Find the coordinates of the centre of the circle 3x\(^2\) + 3y\(^2\) - 6x + 9y - 5 = 0
Answer Details
To find the center of the circle, we need to rewrite the equation in the standard form:
(x - h)\(^2\) + (y - k)\(^2\) = r\(^2\)
where (h,k) is the center of the circle and r is the radius.

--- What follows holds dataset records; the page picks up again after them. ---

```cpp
int plan_sweep(const Ctx& c, const Pass& ps, SweepPlan& pl) {
    pl = SweepPlan{};
    const int esz = pl.esz = ps.i8 ? 1 : 4;
    const int Kp = pl.Kp = (int)rup(ps.K, 64 / esz);
    const int ktiles = Kp * esz / SW_BKB;
    const long K64 = rup(ps.K, 64);
    const bool cosm = ps.epi == EPI_COS, i8v2 = ps.i8 && !g_force_v1;
    const bool one_expanded = ps.row.expanded != ps.col.expanded, plain_out = ps.o_bs == 0 && ps.o_nbs == 0;
    const bool scale32 = ps.sb_mode != 1 || ps.s_cs == 1 || ps.sb_div % 32 == 0;
    const bool score32 = ps.j_mode == 0 || (ps.j_mode == 1 && (ps.nj == 1 || ps.j_div % 32 == 0));
    const bool blocks64 = (ps.s_cs == 1 || ps.sb_div % 64 == 0) && (ps.j_mode == 0 || (ps.j_mode == 1 && (ps.nj == 1 || ps.j_div % 64 == 0)));
    const bool bound = ps.bound_kernel && i8v2 && !ps.twin && ps.Z == 1 && !ps.store_out && !cosm && plain_out && ps.bias_axis == 0 &&
                       (ps.sb_mode == 0 || ps.sb_mode == 1) && score32 && scale32 && (ps.eq_n == 1 || ps.crange);
    const bool stat_ok = !bound && !ps.store_out && i8v2 && !ps.twin && (!cosm || ps.cos6) && !(g_variant & 4) && ps.Z == 1 &&
                         ps.sb_mode == 1 && blocks64 && one_expanded && K64 <= 768 && plain_out;
    const bool regs6 = stat_ok && sweep6_supported(ktiles);
    if (ps.cos6 && !regs6) return fail(P4V_ERR_UNSUPPORTED, "cosine pass planned for k_sweep6 does not qualify for it");
    const bool big7 = !bound && !stat_ok && !ps.store_out && i8v2 && (!cosm || ps.cos7) && !(g_variant & 32768) && ps.Z == 1 &&
                      K64 >= 1024 && K64 % 256 == 0 && (long)ps.Mrows * ps.o_ms * 4 < (1L << 32) && ps.sb_mode == 1 && scale32 && score32 &&
                      one_expanded && !(ps.twin && (ps.row.expanded || ps.row2.expanded)) &&
                      plain_out && ps.o_ns == 1 && ps.Ncols % 32 == 0 && ps.o_ms % 4 == 0 &&
                      (c.dry || ((((unsigned long long)ps.O) | ((unsigned long long)(ps.G ? ps.G : ps.O))) & 15) == 0) && ps.bias_axis == 0;
    if (ps.cos7 && (!big7 || ps.twin)) return fail(P4V_ERR_UNSUPPORTED, "cosine pass planned for k_sweep7 does not qualify for it");
    const bool fast = !stat_ok && i8v2 && !cosm && scale32 && (score32 || ps.j_mode == 2);
    pl.fast_cos = cosm && !stat_ok && !big7 && i8v2 && !ps.store_out && tune(TUNE_B1_PATH) != 7 && scale32;
    pl.pairs = stat_ok && !regs6;
    pl.merged7 = big7 && ps.twin && ps.twin_disjoint && !(g_variant & 2097152);
    pl.kind = bound ? SK_BOUND : regs6 ? SK_SWEEP6 : stat_ok ? SK_SWEEP5 :
              big7 ? (pl.merged7 ? SK_SWEEP7_MERGED : ps.twin ? SK_SWEEP7_TWIN : SK_SWEEP7) :
              !(fast || pl.fast_cos) ? (ps.i8 ? SK_GENERIC_I8 : SK_GENERIC_F32) :
              (fast && sweep8_ok(ps, ktiles)) ? SK_SWEEP8 : (fast && sweep2g_ok(ps, ktiles)) ? SK_SWEEP2G : SK_SWEEP2;
    const bool blk_ranges = ps.crange && ps.crange_blk && tune(TUNE_B1_PATH) != 9;
    pl.rblk = (blk_ranges && regs6 && !ps.row.expanded && ps.j_mode == 1 && ps.nj == ps.s_cs && ps.j_div == ps.sb_div) ? ps.crange_blk : nullptr;
    pl.rblk_z = (blk_ranges && !stat_ok && ps.j_mode == 2 && ps.nj == ps.j_div && ps.Z > 1 && !cosm && !ps.store_out && !bound && K64 < 1024)
                    ? ps.crange_blk : nullptr;
    const int Mp = pl.Mp = (int)rup(ps.Mrows, big7 ? (ps.twin ? 128 : 256) : (regs6 && !ps.row.expanded) ? 256 : SW_BM);
    const int Np = pl.Np = (int)rup(ps.Ncols, big7 ? 256 : (regs6 && !ps.col.expanded) ? 256 : SW_BM);
    pl.b64 = fast && !big7 && !bound && ps.Z > 1 && !ps.col_zs_shared && ps.Ncols <= 64 && ktiles >= 2 && ktiles <= 15 && !ps.store_out;
    pl.NpB = pl.b64 ? 64 : Np;
    pl.row_plane1 = (long)(ps.row_zs_shared ? 1 : ps.Z) * Mp * Kp * esz;
    pl.col_plane1 = (long)(ps.col_zs_shared ? 1 : ps.Z) * pl.NpB * Kp * esz;
    pl.exp_plane = ps.row.expanded ? pl.row_plane1 : pl.col_plane1;
    pl.chunk = (int)std::max<long>(1, std::min<long>(ps.eq_n, PLANE_BUDGET / std::max<long>(1, pl.exp_plane)));
    if (pl.pairs && pl.chunk > 1) pl.chunk &= ~1;
    pl.chunk_al = pl.pairs ? ((pl.chunk + 1) & ~1) : pl.chunk;
    pl.slack = stat_ok ? 4096 : 0;
    pl.cin_exp = bound ? 3 : stat_ok ? (pl.pairs ? 2 : 1) : 0;
    pl.cin_fix = (bound || regs6) ? 3 : 0;
    pl.zero_bias_n = stat_ok ? (size_t)std::max(Mp, Np) : 0;
    pl.epi7_n = big7 ? (size_t)Mp * Np * 2 : 0;
    const bool a_search = pl.a_search = ps.row.expanded;
    pl.s6_stiles = (a_search ? Np : Mp) / 256; pl.s6_ttiles = (int)cdiv(a_search ? ps.Mrows : ps.Ncols, 64);
    pl.epi6_on = regs6 && (a_search || ps.cos6 || tune(TUNE_EPI6W) == 1);
    pl.epi6_bytes = pl.epi6_on ? (size_t)pl.s6_stiles * pl.s6_ttiles * (256 * 64 * 8) : 0;
    const int MT = Mp / 64, s3_slabs = (a_search ? Np : Mp) / 64, s3_groups = pl.s3_groups = (a_search ? Mp : Np) / 32;
    const int NpP = pl.NpP = stat_ok ? s3_groups : fast ? Np / 32 : Np;
    const int MT7 = big7 ? (Mp / (ps.twin ? 128 : 256)) * 4 : 0;
    const bool cosp = ps.cos6 || ps.cos7;
    const int cos_slab = ps.cos7 ? 128 : 64;
    const int cos6_Sp = pl.cos6_Sp = ps.cos7 ? Mp : ps.cos6 ? (a_search ? (int)cdiv(ps.Mrows, 64) * 64 : Mp) : 0;
    const int cos6_slabs = ps.cos7 ? Np / 128 : ps.cos6 ? (a_search ? Np / 64 : (int)cdiv(ps.Ncols, 64)) : 0;
    pl.p_zs = cosp ? (long)cos6_slabs * cos6_Sp * 3 : stat_ok ? (long)s3_slabs * s3_groups : big7 ? (long)MT7 * NpP : (long)MT * NpP * (cosm ? 3 : 1);
    pl.p_cs = pl.part_cs = pl.p_zs * ps.Z;
    if (fast && !bound && !big7 && !ps.store_out && (ps.j_mode == 0 || ps.j_mode == 2)) {
        const int h9 = sweep9_halves(ps, ktiles);
        if (h9 > 0 && (long)h9 * SW9_NW <= pl.p_zs) { pl.kind = SK_SWEEP9; pl.h9 = h9; pl.p_zs = (long)h9 * SW9_NW; pl.p_cs = pl.p_zs * ps.Z; }
    }
    pl.fin_zs = pl.p_zs;
    if (pl.kind == SK_SWEEP9) {
        pl.fin_ld = pl.fin_cols = (int)pl.p_zs; pl.fin_rows = 1; pl.fin_jdiv = std::max(1, ps.j_div);
    } else if (!cosm) {
        pl.fin_ld = NpP; pl.fin_rows = stat_ok ? s3_slabs : big7 ? MT7 : MT;
        pl.fin_cols = stat_ok ? (a_search ? (regs6 ? 2 * cdiv(ps.Mrows, 64) : s3_groups) : cdiv(ps.Ncols, 32)) : fast ? cdiv(ps.Ncols, 32) : ps.Ncols;
        pl.fin_jdiv = std::max(1, (fast || stat_ok) && ps.j_mode == 1 ? cdiv(ps.j_div, 32) : ps.j_div);
    } else {
        const int FS = !cosp ? 0 : ps.cos_ZV == 1 ? cos6_slabs : ps.sb_div / cos_slab;
        if (cosp) pl.fin_zs = (long)FS * cos6_Sp * 3;
        pl.fin_ld = cosp ? cos6_Sp : Np; pl.fin_rows = cosp ? FS : MT; pl.fin_cols = cosp ? ps.Mrows : ps.Ncols;
        pl.fin_jdiv = std::max(1, ps.cos_j_div);
    }
    return 0;
}
inline SweepKind chunk_kind(const SweepPlan& pl, int nc) { return (pl.kind == SK_SWEEP2G && nc < 2) ? SK_SWEEP2 : pl.kind; }
// ... 195 lines not shown
    q.r_cs = ps.col.expanded ? pl.col_plane1 : 0;
    q.R = b.col - (long)c0 * q.r_cs;
    q.c_cs = ps.row.expanded ? pl.row_plane1 : 0;
    q.Cp = b.row - (long)c0 * q.c_cs;
    q.C2 = pl.kind == SK_SWEEP7_TWIN ? b.row2 : nullptr;
    q.ldk = pl.Kp; q.ktiles = pl.Kp / SW_BKB;
    q.S1 = b.S1; q.S2 = b.S2; q.s_cs = ps.s_cs; q.sb_div = ps.s_cs > 1 ? std::max(1, ps.sb_div) : (1 << 30);
    q.E = b.epi7;
    q.c0 = c0; q.c1 = c0 + nc; q.crange = ps.crange;
    q.part = b.part; q.p_cs = pl.p_cs; q.NG = ps.cos7 ? pl.cos6_Sp : pl.NpP;
    q.rtiles = pl.Np / 256; q.ctiles = pl.Mp / (ps.twin ? 128 : 256);
    int cg7 = choose_cgroups((long)q.rtiles * q.ctiles, nc, q.ktiles + 3, cu_slots(c, 256, SWEEP_RECORD_KIND[ps.twin ? SK_SWEEP7_TWIN : SK_SWEEP7]), 6.0, 0.62, 100);
    if (tune(TUNE_CG7) > 0) cg7 = std::max(1, std::min(nc, tune(TUNE_CG7)));
    q.order = tune(TUNE_ORDER7) > 0 ? tune(TUNE_ORDER7) - 1 : 1;
    if (tune(TUNE_PRINT) > 0) fprintf(stderr, "[p4v] sweep7 tiles %d x %d ktiles %d cand %d twin %d -> cgroups %d\n", q.rtiles, q.ctiles, q.ktiles, nc, (int)ps.twin, cg7);
    if (pl.kind == SK_SWEEP7_MERGED) { q.twin_s = ps.row.pk.scales; q.C2 = b.row2; }
    return launch_sweep7(c, q, pl.kind == SK_SWEEP7_MERGED ? 2 : ps.twin ? 1 : 0, ps.epi, cg7);
}

int sweep_chunk_tiled(Ctx& c, const Pass& ps, const SweepPlan& pl, const PassBufs& b, SweepKind kind, int c0, int nc) {
    const int esz = pl.esz, Mp = pl.Mp, Np = pl.Np, Kp = pl.Kp;
    SweepParams sp{};
    sp.a_cs = ps.row.expanded ? pl.row_plane1 : 0;
    sp.A = b.row - (long)c0 * sp.a_cs;
    sp.a_zs = ps.row_zs_shared ? 0 : (long)Mp * Kp * esz;
    if (ps.twin) {
        sp.a2_cs = ps.row2.expanded ? pl.row_plane1 : 0;
        sp.A2 = b.row2 - (long)c0 * sp.a2_cs;
        sp.a2_zs = sp.a_zs;
    }
    sp.b_cs = ps.col.expanded ? pl.col_plane1 : 0;
    sp.B = b.col - (long)c0 * sp.b_cs;
    sp.b_zs = ps.col_zs_shared ? 0 : (long)pl.NpB * Kp * esz;
    sp.b_rows = pl.b64 ? 64 : 0;
    sp.ldk = Kp * esz; sp.ktiles = sp.ldk / SW_BKB;
    sp.S1 = b.S1; sp.S2 = b.S2; sp.s_cs = ps.s_cs; sp.sb_mode = ps.sb_mode; sp.sb_div = std::max(1, ps.sb_div);
    sp.bias = ps.bias; sp.bias_axis = ps.bias_axis; sp.bias_zs = ps.bias_zs;
    sp.O = ps.O; sp.Wt = ps.G ? ps.G : ps.O; sp.wt_mode = ps.wt_mode;
    sp.o_zs = ps.o_zs; sp.o_bs = ps.o_bs; sp.o_ms = ps.o_ms; sp.o_nbs = ps.o_nbs; sp.o_ns = ps.o_ns;
    sp.o_inner = ps.o_inner > 0 ? ps.o_inner : INT_MAX;
    sp.o_ninner = ps.o_ninner > 0 ? ps.o_ninner : INT_MAX;
    sp.M = ps.Mrows; sp.N = ps.Ncols; sp.Z = ps.Z; sp.c0 = c0; sp.c1 = c0 + nc; sp.crange = ps.crange;
    sp.crange_blk = pl.rblk_z; sp.cb_div = std::max(1, ps.j_div);
    sp.part = b.part; sp.p_cs = pl.p_cs; sp.p_zs = pl.p_zs; sp.Np = pl.NpP;
    sp.mtiles = Mp / SW_BM; sp.ntiles = Np / SW_BN;
    sp.dbg = g_variant & 3;
    sp.store = ps.store_out;
    const long wgs = (long)sp.mtiles * sp.ntiles * ps.Z;
    int cgroups;
    switch (kind) {
        case SK_GENERIC_I8: case SK_GENERIC_F32:
            cgroups = choose_cgroups(wgs, nc, sp.ktiles, cu_slots(c, 512, SWEEP_RECORD_KIND[kind]), 20.0, ps.i8 ? 1.6 : 2.6);
            break;
        case SK_SWEEP9:
            sp.halves = pl.h9;
            sp.rows_p_stream = sp.a_cs == 0 ? Np : Mp;
            cgroups = choose_cgroups((long)pl.h9 * ps.Z, nc, 1, cu_slots(c, SW9_NW == 4 ? 512 : 256, SWEEP_RECORD_KIND[SK_SWEEP9]), 12.0, 0.9);
            break;
        case SK_BOUND:
            sp.bound = 1;
            sp.dbg = tune(TUNE_B1_PATH) >= 16 ? (tune(TUNE_B1_PATH) >> 4) : 0;
            sp.A = b.row; sp.B = b.col; sp.a_cs = sp.b_cs = 0;
            [[fallthrough]];
        default:
            cgroups = choose_cgroups(wgs, nc, sp.ktiles, cu_slots(c, ps.twin ? 256 : 512, SWEEP_RECORD_KIND[SK_SWEEP2]), ps.twin ? 40.0 : 25.0, ps.twin ? 0.45 : 0.40);
    }
    const bool tuned = kind != SK_GENERIC_I8 && kind != SK_GENERIC_F32 && !pl.fast_cos && !ps.store_out;
    if (tuned) {
        const char* g = kind == SK_SWEEP2G ? "g" : "";
        if (const int t_ = tune(kind == SK_SWEEP2G ? TUNE_CG2G : TUNE_CG2); t_ > 0) cgroups = std::max(1, std::min(nc, t_));
        if (tune(TUNE_PRINT) > 0) fprintf(stderr, "[p4v] sweep2%s tiles %d x %d z %d ktiles %d cand %d twin %d -> cgroups %d\n", g, sp.mtiles, sp.ntiles, ps.Z, sp.ktiles, nc, (int)ps.twin, cgroups);
    }
    return launch_sweep(c, sp, kind, ps.twin, ps.epi, cgroups);
}

int finish_pass(Ctx& c, const Pass& ps, const SweepPlan& pl, const PassBufs& b) {
    if (ps.epi == EPI_COS) {
        FinishCosParams fp{b.part, pl.p_cs, pl.fin_zs, pl.fin_ld, pl.fin_rows, ps.cos_ZB, ps.cos_ZV, pl.fin_cols, ps.eq_n,
                           ps.cos_j_mode, pl.fin_jdiv, ps.nj, ps.norm, b.scores};
        return launch_finish_cos(c, fp);
    }
    FinishParams fp{b.part, pl.p_cs, pl.fin_zs, pl.fin_ld, pl.fin_rows, ps.Z, pl.fin_cols, ps.eq_n, ps.j_mode, pl.fin_jdiv, ps.nj, ps.norm,
                    b.scores, ps.crange};
    if (ps.crange && b.pc && b.pc->done) { fp.mark_done = b.pc->done; fp.mark_n = ps.eq_n; }
    fp.crange_blk = pl.rblk ? pl.rblk : pl.rblk_z;
    return launch_finish(c, fp);
}

int run_pass(Ctx& c, Pass& ps) {
    if (ps.seg) return run_pass_seg(c, ps);
    g_alg_macs_cand = (double)ps.Mrows * ps.Ncols * ps.K * ps.Z;
    g_alg_bytes = 4.0 * ((double)ps.Mrows * ps.K * (ps.row_zs_shared ? 1 : ps.Z) + (double)ps.Ncols * ps.K * (ps.col_zs_shared ? 1 : ps.Z)) +
                  (ps.G ? 8.0 : 4.0) * (double)ps.Mrows * ps.Ncols * ps.Z;
    SweepPlan pl;
    CHK(plan_sweep(c, ps, pl));
    const size_t mark = c.ws.off;
    PassBufs b{};
    CHK(pass_workspace(c, ps, pl, b));
    if (ps.pack_only) {
        if (b.pc && ps.row.expanded != ps.col.expanded && !ps.crange) CHK(pack_expanded(c, ps, pl, b, 0, ps.eq_n));
        c.ws.off = mark;
        return 0;
    }
    CHK(prep_epilogue(c, ps, pl, b));
    if (ps.use_s1 && !ps.s_ready) {
        ps.s1.S = b.S1; ps.s1.C = ps.eq_n; ps.s1.nblk = ps.s_cs;
        CHK(launch_scale(c, ps.s1));
        if (ps.twin) { ps.s2.S = b.S2; ps.s2.C = ps.eq_n; ps.s2.nblk = ps.s_cs; CHK(launch_scale(c, ps.s2)); }
    }
    CHK(pack_fixed_planes(c, ps, pl, b));
    for (int c0 = 0; c0 < ps.eq_n; c0 += pl.chunk) {
        const int nc = std::min(pl.chunk, ps.eq_n - c0);
        CHK(pack_expanded(c, ps, pl, b, c0, nc));
        CHK(chunk_exec_frac(c, ps, pl, c0, nc));
        const SweepKind kind = chunk_kind(pl, nc);
        if (sweep_stationary(kind)) CHK(sweep_chunk_stationary(c, ps, pl, b, c0, nc));
        else if (sweep_large_k(kind)) CHK(sweep_chunk_large_k(c, ps, pl, b, c0, nc));
        else CHK(sweep_chunk_tiled(c, ps, pl, b, kind, c0, nc));
    }
    g_exec_frac = 1.0;
// ... 2328 lines not shown
```

ptq4vit_amd/csrc/p4v_kernels.h:

```cpp
#pragma once
#include <hip/hip_runtime.h>
#include <stdint.h>
#include <type_traits>

namespace p4v {

typedef int v4i __attribute__((ext_vector_type(4)));
typedef int v16i __attribute__((ext_vector_type(16)));
typedef float v4f __attribute__((ext_vector_type(4)));
typedef float v16f __attribute__((ext_vector_type(16)));
typedef float v2f __attribute__((ext_vector_type(2)));

#ifndef P4V_GROUP_KERNARG
#define P4V_GROUP_KERNARG (4096 - 256)
#endif
template <typename P> struct GroupArgs {
    static constexpr int CAP_RAW = (P4V_GROUP_KERNARG - 16) / (int)(sizeof(P) + 16);
    static constexpr int CAP = CAP_RAW > 64 ? 64 : CAP_RAW;
    int n;
    unsigned off[CAP + 1];
    unsigned gx[CAP], gy[CAP], gz[CAP];
    P p[CAP];
};
#define P4V_BIDX uint3{blockIdx.x, blockIdx.y, blockIdx.z}
// ... 1153 lines not shown
                    float* q = p.part + (long)c * p.p_cs + (long)z * p.p_zs + ((long)(mt * 2 + wr) * p.Np + n0 + wc * 32 + l31) * 3;
                    q[0] = dot; q[1] = nn; q[2] = oo;
                }
                kt = 0;
                ++c;
                return;
            }
            v2f sum2 = {0.0f, 0.0f};
#pragma unroll
            for (int i = 0; i < 2; ++i) {
                if (i == 1 && !act1) break;
#pragma unroll
                for (int r = 0; r < 16; r += 2) {
                    const v2f a = {(float)acc[i][r], (float)acc[i][r + 1]};
                    const v2f uu = {u[i][r], u[i][r + 1]};
                    const v2f ww = {w[i][r], w[i][r + 1]};
                    v2f d = uu - a * s1;
                    if (TWIN) { const v2f a2 = {(float)acc2[i][r], (float)acc2[i][r + 1]}; d = d - a2 * s2; }
                    if (EPI == EPI_SQ_W) { const v2f t2 = ww * d; sum2 = t2 * t2 + sum2; }
                    else if (EPI == EPI_SQ) sum2 = d * d + sum2;
                    else if (EPI == EPI_ABS) sum2 += v2f{fabsf(d.x), fabsf(d.y)};
                    else sum2 = (ww * d) * d + sum2;
                    acc[i][r] = 0; acc[i][r + 1] = 0;
                    if (TWIN) { acc2[i][r] = 0; acc2[i][r + 1] = 0; }
                }
            }
            const float sum = wave_sum_dpp(sum2.x + sum2.y);
            if (lane == 63) res[(c - c_lo) * 8 + pos] = sum;
            kt = 0;
            ++c;
        }
    };
    if (total > 2) wait_vmcnt<NPL * 2>(); else if (total > 1) wait_vmcnt<NPL>(); else wait_vmcnt<0>();
    __builtin_amdgcn_s_barrier();
    read_fr(fa, std::integral_constant<int, 0>{});
    for (int it = 0; it < total; it += SW2_NS) {
        tile(it, std::integral_constant<int, 0>{}, fa, fb);
        if (it + 1 < total) tile(it + 1, std::integral_constant<int, 1>{}, fb, fa);
        if (it + 2 < total) tile(it + 2, std::integral_constant<int, 2>{}, fa, fb);
        if (it + 3 < total) tile(it + 3, std::integral_constant<int, 3>{}, fb, fa);
    }
#undef P4V_DSR
    __syncthreads();
    if constexpr (STORES || EPI == EPI_COS) return;
    for (int i = tid; i < (c_hi - c_lo) * 8; i += 512) {
        const int cc = c_lo + i / 8, wv = i % 8;
        p.part[(long)cc * p.p_cs + (long)z * p.p_zs + (long)(mt * 2 + (wv >> 2)) * p.Np + nt * 4 + (wv & 3)] = res[i];
    }
}
template <bool TWIN, int EPI>
__global__ __launch_bounds__(512, 2) void k_sweep2(SweepParams p) { k_sweep2_body<TWIN, EPI>(p, P4V_BIDX, P4V_GDIM); }
template <bool TWIN, int EPI>
__global__ __launch_bounds__(512, 2) void k_sweep2_g(GroupArgs<SweepParams> a) { P4V_GROUP_ENTER(a); k_sweep2_body<TWIN, EPI>(a.p[m_], vb_, vg_); }
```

Starting with the given equation:
3x\(^2\) + 3y\(^2\) - 6x + 9y - 5 = 0
We can group the x and y terms together:
(3x\(^2\) - 6x) + (3y\(^2\) + 9y) = 5
Next, we need to complete the square for both x and y.
For the x terms, we can factor out a 3 from the first two terms:
3(x\(^2\) - 2x)
To complete the square, we need to add and subtract (\(\frac{2}{2}\))\(^2\) = 1 inside the parenthesis:
3(x\(^2\) - 2x + 1 - 1)
Then, we can simplify this expression:
3((x - 1)\(^2\) - 1)
= 3(x - 1)\(^2\) - 3
For the y terms, we can follow the same process:
3(y\(^2\) + 3y)
= 3(y\(^2\) + 3y + (\(\frac{3}{2}\))\(^2\) - (\(\frac{3}{2}\))\(^2\))
= 3((y + \(\frac{3}{2}\))\(^2\) - \(\frac{9}{4}\))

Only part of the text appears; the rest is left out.